═══ EXERCISE INPUTS
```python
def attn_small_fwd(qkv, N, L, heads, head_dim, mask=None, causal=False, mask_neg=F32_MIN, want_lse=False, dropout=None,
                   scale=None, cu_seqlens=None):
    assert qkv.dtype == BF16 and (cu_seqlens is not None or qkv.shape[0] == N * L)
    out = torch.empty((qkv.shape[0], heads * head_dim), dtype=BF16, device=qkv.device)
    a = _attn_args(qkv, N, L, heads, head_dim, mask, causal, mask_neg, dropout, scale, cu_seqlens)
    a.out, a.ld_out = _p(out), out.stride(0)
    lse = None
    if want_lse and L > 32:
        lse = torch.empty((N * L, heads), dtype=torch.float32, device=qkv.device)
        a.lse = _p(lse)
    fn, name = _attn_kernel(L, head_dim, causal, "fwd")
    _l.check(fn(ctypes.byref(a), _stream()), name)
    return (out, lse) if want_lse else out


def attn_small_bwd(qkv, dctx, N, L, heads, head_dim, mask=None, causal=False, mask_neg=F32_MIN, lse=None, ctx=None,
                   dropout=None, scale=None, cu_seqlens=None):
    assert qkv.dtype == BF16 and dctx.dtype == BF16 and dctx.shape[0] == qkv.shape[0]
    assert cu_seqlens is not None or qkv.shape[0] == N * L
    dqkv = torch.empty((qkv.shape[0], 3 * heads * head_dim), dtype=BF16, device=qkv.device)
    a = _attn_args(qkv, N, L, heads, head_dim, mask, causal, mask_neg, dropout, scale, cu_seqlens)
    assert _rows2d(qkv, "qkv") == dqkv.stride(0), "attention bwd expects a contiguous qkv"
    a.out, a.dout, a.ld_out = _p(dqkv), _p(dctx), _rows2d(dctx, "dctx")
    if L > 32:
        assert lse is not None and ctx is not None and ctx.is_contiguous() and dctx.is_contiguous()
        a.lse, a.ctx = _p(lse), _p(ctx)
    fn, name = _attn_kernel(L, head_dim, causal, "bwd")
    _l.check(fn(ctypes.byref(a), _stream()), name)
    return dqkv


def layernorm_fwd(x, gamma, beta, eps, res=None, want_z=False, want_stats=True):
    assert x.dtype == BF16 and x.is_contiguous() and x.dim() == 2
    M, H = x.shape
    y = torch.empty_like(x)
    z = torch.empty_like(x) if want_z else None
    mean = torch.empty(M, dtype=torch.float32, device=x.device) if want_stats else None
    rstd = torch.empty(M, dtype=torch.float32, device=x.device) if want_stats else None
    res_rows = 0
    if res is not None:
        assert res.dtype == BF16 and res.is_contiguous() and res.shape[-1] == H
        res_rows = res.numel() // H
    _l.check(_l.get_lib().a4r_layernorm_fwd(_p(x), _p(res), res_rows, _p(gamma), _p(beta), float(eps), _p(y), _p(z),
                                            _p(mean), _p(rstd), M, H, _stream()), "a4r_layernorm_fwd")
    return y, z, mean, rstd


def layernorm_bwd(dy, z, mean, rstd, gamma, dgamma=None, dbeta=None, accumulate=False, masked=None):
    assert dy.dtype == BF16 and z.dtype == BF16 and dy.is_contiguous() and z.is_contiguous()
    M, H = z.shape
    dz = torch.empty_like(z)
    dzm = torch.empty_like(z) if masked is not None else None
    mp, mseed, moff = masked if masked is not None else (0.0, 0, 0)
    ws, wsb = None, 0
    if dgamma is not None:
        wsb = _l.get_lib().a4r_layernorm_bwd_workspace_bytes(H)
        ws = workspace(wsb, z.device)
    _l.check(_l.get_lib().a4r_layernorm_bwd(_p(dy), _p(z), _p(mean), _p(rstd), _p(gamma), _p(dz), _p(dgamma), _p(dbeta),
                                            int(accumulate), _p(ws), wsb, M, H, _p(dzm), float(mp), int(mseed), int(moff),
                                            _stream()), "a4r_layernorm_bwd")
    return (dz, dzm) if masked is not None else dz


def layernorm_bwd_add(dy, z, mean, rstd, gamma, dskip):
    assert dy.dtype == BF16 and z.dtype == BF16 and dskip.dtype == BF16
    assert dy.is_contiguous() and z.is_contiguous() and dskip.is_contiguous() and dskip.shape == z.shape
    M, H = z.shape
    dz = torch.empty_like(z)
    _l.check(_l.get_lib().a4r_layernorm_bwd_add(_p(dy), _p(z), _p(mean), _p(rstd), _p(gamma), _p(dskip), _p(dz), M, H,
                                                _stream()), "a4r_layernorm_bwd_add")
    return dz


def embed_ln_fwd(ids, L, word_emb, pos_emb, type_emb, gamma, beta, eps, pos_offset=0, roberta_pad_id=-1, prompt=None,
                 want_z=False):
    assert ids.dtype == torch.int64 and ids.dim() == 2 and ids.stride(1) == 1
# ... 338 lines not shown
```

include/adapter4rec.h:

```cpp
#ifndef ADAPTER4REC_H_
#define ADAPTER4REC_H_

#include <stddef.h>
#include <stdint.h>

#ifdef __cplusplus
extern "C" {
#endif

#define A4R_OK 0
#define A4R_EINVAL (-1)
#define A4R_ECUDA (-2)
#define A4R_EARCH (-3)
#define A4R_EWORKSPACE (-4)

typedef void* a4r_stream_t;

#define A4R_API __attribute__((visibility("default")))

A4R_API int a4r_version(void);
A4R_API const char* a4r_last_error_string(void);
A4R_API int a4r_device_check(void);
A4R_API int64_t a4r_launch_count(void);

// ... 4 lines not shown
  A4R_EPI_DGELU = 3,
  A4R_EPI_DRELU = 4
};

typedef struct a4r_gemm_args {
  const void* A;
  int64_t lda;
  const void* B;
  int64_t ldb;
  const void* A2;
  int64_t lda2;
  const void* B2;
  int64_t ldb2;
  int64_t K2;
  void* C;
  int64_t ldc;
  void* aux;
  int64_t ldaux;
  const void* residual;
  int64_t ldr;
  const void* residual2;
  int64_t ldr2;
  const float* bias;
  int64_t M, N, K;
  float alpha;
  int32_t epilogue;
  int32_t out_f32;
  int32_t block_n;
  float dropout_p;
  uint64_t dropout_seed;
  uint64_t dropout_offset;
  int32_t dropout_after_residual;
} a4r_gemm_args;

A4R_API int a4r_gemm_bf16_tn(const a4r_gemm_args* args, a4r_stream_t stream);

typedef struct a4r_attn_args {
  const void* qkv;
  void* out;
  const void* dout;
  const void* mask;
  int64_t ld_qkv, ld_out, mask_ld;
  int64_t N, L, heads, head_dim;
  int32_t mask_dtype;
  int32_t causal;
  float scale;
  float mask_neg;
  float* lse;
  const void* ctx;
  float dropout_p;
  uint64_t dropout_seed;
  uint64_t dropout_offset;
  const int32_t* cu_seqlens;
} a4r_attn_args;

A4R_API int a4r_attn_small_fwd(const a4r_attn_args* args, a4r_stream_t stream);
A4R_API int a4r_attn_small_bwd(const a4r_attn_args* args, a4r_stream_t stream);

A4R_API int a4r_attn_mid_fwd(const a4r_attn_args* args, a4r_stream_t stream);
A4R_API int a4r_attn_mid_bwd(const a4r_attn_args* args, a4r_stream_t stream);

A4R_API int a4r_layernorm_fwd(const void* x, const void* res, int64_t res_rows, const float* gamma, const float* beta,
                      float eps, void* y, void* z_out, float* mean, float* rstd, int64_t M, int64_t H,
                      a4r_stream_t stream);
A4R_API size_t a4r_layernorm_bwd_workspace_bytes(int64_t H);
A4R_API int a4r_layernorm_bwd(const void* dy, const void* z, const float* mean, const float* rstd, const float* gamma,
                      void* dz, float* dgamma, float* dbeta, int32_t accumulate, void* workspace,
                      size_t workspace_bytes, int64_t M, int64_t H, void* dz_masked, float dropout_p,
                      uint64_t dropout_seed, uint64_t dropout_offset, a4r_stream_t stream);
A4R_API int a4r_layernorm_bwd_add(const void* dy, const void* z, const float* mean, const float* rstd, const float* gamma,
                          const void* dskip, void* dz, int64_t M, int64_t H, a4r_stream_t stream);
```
══════
═══ EXERCISE INPUTS
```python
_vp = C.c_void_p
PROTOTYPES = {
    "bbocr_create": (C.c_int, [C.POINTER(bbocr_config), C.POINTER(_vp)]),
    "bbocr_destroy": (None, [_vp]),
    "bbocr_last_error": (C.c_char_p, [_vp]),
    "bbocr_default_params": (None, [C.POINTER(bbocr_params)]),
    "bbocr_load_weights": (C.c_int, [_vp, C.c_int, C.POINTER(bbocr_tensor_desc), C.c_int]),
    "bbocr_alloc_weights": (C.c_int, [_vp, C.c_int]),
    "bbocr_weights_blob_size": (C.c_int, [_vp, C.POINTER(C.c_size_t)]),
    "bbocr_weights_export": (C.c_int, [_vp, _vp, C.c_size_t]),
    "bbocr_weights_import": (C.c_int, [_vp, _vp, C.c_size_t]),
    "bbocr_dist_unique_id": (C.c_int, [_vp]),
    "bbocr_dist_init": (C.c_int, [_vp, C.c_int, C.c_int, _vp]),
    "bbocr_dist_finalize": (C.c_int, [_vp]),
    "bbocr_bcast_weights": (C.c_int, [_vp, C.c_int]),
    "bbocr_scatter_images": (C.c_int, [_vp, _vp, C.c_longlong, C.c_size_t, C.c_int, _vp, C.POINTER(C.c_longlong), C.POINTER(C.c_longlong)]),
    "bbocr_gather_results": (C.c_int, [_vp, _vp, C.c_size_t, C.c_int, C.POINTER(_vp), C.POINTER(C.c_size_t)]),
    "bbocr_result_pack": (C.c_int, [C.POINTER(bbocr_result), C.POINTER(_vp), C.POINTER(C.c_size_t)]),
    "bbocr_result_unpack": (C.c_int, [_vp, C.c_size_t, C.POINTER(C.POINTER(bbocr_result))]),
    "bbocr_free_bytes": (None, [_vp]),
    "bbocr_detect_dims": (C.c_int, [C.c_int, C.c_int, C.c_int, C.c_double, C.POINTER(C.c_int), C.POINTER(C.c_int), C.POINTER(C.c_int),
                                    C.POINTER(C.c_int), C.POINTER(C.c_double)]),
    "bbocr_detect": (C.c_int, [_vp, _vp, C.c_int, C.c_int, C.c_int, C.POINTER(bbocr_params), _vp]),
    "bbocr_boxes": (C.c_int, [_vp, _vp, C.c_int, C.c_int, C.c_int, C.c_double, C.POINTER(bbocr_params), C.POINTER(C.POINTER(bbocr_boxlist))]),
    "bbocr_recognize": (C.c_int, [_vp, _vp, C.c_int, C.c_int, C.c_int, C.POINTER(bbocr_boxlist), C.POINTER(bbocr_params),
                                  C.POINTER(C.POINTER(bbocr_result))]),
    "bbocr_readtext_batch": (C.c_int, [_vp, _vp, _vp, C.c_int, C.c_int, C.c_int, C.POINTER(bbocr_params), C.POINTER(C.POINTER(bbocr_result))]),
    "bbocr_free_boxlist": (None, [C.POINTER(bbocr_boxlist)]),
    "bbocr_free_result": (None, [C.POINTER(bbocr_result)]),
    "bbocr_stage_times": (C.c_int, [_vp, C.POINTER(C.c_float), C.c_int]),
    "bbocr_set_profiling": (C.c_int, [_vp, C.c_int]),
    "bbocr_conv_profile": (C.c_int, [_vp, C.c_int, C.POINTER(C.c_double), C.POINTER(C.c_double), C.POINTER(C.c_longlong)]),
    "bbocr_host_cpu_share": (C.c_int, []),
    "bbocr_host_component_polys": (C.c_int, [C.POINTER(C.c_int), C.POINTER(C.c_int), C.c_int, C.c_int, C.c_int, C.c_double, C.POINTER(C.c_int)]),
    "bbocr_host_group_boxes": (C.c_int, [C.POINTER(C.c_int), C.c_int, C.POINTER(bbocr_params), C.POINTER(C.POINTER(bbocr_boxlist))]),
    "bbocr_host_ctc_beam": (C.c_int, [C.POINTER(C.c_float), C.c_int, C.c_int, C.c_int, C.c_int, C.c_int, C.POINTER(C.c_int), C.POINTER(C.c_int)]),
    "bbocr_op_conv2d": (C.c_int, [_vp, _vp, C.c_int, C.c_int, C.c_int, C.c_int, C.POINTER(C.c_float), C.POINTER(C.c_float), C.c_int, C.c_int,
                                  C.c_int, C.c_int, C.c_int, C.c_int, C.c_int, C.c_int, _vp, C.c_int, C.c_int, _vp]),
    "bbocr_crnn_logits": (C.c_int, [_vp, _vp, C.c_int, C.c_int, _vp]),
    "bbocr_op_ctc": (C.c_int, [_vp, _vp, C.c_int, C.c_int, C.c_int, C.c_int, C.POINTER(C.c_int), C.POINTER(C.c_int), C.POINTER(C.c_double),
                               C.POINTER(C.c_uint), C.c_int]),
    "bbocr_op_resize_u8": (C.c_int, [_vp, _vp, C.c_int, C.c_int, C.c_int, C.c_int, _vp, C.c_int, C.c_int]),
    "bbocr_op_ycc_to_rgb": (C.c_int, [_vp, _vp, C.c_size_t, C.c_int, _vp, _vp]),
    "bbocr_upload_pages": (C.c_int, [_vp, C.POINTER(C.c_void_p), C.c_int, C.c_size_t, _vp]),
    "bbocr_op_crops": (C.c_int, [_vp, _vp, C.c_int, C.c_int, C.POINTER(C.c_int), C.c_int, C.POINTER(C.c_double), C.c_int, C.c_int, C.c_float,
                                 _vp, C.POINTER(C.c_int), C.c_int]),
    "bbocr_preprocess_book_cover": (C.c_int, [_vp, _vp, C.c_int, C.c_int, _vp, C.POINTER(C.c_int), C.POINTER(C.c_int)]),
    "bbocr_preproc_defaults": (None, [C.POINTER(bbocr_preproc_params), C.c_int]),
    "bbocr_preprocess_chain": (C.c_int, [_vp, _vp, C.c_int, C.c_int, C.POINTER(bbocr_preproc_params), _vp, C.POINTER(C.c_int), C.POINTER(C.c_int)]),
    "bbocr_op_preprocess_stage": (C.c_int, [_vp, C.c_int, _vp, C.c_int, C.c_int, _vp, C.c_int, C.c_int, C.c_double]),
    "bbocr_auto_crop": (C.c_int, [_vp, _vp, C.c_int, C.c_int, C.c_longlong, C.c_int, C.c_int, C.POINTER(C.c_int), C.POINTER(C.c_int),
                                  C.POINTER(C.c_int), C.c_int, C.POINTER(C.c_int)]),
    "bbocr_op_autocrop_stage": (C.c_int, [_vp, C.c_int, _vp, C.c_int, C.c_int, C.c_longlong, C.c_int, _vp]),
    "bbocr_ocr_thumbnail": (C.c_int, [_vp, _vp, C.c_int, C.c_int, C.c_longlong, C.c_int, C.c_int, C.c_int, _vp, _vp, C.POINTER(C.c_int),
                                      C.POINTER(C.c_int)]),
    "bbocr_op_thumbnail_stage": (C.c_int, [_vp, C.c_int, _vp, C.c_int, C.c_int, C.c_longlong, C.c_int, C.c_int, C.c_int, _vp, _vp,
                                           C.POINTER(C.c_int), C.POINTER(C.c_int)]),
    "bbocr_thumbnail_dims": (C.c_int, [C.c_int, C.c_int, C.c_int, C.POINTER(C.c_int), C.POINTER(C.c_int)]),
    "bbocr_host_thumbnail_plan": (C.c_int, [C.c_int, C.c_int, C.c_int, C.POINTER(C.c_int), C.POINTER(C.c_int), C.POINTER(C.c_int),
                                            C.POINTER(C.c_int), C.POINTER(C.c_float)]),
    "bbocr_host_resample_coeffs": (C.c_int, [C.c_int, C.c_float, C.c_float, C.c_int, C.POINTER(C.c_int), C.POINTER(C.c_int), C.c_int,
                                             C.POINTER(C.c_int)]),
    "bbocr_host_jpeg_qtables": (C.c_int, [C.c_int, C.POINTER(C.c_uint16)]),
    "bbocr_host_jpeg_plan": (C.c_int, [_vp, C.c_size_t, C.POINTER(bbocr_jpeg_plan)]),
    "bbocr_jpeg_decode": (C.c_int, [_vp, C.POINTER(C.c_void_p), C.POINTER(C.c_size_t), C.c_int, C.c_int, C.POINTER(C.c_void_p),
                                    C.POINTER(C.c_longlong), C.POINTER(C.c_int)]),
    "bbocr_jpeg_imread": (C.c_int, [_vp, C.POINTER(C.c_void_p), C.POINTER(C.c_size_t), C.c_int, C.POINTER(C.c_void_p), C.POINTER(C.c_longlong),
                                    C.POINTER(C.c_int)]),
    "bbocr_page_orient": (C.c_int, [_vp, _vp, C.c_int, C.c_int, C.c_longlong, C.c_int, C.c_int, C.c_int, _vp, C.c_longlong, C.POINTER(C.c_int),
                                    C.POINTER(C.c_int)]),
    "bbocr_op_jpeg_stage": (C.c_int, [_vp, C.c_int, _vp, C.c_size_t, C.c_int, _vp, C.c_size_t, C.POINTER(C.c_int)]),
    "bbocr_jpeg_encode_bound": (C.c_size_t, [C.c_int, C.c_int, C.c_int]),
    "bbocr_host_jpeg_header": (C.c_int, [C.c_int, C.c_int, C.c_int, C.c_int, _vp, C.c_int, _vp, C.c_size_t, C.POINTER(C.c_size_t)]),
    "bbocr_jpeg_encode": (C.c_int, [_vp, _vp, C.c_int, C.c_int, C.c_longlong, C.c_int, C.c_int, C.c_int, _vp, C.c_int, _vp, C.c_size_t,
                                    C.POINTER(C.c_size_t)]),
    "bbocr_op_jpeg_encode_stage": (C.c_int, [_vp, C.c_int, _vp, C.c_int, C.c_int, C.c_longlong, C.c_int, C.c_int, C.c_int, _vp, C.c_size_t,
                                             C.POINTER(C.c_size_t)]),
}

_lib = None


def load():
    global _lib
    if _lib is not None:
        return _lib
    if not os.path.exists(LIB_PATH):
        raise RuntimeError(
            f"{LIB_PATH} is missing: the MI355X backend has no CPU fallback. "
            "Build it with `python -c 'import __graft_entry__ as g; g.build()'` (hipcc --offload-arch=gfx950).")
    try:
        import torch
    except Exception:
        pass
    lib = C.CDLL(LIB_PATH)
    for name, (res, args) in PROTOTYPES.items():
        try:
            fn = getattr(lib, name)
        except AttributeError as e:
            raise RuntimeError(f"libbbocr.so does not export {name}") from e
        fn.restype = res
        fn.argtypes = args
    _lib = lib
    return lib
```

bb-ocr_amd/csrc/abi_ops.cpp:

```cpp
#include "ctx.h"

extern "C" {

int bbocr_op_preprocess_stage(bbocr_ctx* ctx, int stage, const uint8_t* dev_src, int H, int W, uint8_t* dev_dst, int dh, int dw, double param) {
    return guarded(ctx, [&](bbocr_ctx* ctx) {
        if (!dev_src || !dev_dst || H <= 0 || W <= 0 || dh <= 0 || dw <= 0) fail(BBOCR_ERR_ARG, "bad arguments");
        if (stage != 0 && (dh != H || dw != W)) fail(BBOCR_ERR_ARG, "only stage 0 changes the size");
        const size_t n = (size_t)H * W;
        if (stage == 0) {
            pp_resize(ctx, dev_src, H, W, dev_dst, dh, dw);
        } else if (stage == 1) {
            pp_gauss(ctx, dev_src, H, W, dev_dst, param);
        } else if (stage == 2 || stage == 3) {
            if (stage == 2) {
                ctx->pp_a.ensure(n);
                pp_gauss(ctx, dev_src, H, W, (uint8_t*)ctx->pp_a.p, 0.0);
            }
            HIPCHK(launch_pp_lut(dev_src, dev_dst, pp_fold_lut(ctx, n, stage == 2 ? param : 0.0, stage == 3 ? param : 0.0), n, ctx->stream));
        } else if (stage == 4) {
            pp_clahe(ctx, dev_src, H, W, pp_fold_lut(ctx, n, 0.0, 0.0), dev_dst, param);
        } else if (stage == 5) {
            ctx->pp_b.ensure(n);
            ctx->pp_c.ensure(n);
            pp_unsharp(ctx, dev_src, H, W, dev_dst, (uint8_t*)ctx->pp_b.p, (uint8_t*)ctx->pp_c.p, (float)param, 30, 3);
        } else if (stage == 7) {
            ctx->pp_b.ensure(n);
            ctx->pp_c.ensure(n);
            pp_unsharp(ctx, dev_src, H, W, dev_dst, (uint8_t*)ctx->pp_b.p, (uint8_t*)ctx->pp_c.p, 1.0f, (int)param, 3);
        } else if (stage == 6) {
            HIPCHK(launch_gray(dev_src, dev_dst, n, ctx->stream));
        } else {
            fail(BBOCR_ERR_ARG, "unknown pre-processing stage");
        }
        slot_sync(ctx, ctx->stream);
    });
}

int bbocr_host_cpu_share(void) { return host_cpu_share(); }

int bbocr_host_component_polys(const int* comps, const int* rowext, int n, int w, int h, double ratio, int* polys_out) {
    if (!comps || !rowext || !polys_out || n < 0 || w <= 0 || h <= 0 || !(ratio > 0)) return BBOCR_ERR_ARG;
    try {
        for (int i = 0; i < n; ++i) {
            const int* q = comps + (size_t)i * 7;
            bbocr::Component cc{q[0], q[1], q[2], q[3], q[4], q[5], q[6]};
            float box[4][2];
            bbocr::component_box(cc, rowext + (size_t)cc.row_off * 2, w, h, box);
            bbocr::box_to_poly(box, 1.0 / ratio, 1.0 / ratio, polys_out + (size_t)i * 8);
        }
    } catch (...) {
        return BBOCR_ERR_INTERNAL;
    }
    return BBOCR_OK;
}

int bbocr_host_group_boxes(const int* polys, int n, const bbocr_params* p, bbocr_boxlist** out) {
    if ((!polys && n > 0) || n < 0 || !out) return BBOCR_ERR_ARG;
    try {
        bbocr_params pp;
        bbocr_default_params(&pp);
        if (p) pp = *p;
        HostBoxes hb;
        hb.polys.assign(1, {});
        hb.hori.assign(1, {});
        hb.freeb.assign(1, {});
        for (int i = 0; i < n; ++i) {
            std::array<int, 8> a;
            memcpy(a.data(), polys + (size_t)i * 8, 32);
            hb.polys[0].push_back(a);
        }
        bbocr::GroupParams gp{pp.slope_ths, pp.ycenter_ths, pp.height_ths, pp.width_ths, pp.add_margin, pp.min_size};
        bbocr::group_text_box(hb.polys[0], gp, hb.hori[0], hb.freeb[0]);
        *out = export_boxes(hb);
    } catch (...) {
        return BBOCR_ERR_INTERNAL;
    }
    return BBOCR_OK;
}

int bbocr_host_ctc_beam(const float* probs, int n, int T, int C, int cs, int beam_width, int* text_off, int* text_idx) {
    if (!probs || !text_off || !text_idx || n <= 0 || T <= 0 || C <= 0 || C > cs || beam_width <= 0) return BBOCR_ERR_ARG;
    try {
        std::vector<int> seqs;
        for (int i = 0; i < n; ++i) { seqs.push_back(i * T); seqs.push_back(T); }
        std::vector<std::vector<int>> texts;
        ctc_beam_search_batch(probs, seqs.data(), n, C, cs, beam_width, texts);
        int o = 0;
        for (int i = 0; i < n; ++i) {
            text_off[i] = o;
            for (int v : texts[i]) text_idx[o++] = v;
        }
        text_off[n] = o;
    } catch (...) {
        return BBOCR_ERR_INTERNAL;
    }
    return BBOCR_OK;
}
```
══════
═══ EXERCISE INPUTS
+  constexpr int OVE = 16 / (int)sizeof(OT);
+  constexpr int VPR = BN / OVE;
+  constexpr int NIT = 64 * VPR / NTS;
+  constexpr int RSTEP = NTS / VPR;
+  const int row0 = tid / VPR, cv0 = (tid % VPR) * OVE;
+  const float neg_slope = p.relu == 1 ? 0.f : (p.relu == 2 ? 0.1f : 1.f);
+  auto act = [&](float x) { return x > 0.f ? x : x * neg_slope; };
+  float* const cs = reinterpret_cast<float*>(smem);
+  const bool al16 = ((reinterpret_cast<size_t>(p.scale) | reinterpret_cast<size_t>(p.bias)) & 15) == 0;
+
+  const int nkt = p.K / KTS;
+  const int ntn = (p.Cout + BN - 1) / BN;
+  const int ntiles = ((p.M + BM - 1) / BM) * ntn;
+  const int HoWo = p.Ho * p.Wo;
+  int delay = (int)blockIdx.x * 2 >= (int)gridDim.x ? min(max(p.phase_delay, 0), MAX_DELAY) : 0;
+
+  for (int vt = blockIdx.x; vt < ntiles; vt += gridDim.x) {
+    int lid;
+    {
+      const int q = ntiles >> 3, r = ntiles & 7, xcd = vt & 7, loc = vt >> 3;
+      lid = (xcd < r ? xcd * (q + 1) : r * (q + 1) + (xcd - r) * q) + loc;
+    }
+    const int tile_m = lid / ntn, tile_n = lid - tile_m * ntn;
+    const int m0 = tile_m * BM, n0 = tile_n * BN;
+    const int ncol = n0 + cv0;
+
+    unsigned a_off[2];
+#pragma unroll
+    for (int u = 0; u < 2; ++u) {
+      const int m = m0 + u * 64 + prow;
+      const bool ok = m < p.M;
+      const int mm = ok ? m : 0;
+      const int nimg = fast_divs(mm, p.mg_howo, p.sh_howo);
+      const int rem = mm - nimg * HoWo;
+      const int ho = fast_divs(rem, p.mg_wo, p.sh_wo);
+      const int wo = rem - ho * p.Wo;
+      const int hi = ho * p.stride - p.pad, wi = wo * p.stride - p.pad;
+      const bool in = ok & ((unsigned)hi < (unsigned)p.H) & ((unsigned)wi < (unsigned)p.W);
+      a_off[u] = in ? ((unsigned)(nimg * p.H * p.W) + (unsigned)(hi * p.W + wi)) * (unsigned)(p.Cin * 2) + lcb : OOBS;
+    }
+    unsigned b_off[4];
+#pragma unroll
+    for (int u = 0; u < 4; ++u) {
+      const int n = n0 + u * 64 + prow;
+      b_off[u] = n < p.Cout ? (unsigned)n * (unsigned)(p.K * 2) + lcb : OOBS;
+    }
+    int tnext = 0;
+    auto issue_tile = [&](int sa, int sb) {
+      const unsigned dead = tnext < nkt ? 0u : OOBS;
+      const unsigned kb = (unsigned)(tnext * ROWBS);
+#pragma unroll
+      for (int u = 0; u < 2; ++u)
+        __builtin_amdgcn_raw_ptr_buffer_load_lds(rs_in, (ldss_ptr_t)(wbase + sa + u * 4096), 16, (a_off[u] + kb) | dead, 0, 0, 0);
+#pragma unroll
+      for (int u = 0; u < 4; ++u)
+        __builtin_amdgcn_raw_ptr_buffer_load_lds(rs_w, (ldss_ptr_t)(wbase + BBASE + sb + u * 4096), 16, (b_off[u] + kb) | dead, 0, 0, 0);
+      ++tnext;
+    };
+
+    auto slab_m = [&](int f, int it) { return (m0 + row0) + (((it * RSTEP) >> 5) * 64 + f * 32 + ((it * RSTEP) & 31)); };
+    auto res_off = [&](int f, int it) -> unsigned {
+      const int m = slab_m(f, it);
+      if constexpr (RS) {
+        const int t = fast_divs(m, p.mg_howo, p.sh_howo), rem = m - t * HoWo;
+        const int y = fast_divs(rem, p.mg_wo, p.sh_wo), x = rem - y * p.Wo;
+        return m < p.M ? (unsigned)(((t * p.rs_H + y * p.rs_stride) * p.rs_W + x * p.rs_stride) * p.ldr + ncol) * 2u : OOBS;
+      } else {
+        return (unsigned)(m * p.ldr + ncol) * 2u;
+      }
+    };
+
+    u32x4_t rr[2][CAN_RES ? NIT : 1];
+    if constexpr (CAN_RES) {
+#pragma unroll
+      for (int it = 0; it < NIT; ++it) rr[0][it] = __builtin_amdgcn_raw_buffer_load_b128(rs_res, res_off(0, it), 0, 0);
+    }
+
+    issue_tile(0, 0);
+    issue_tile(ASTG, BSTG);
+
══════
Across the entries, tally every line that contains the word "unsigned" and report the sum by itself.

SOLUTION TO THE EXERCISE — 10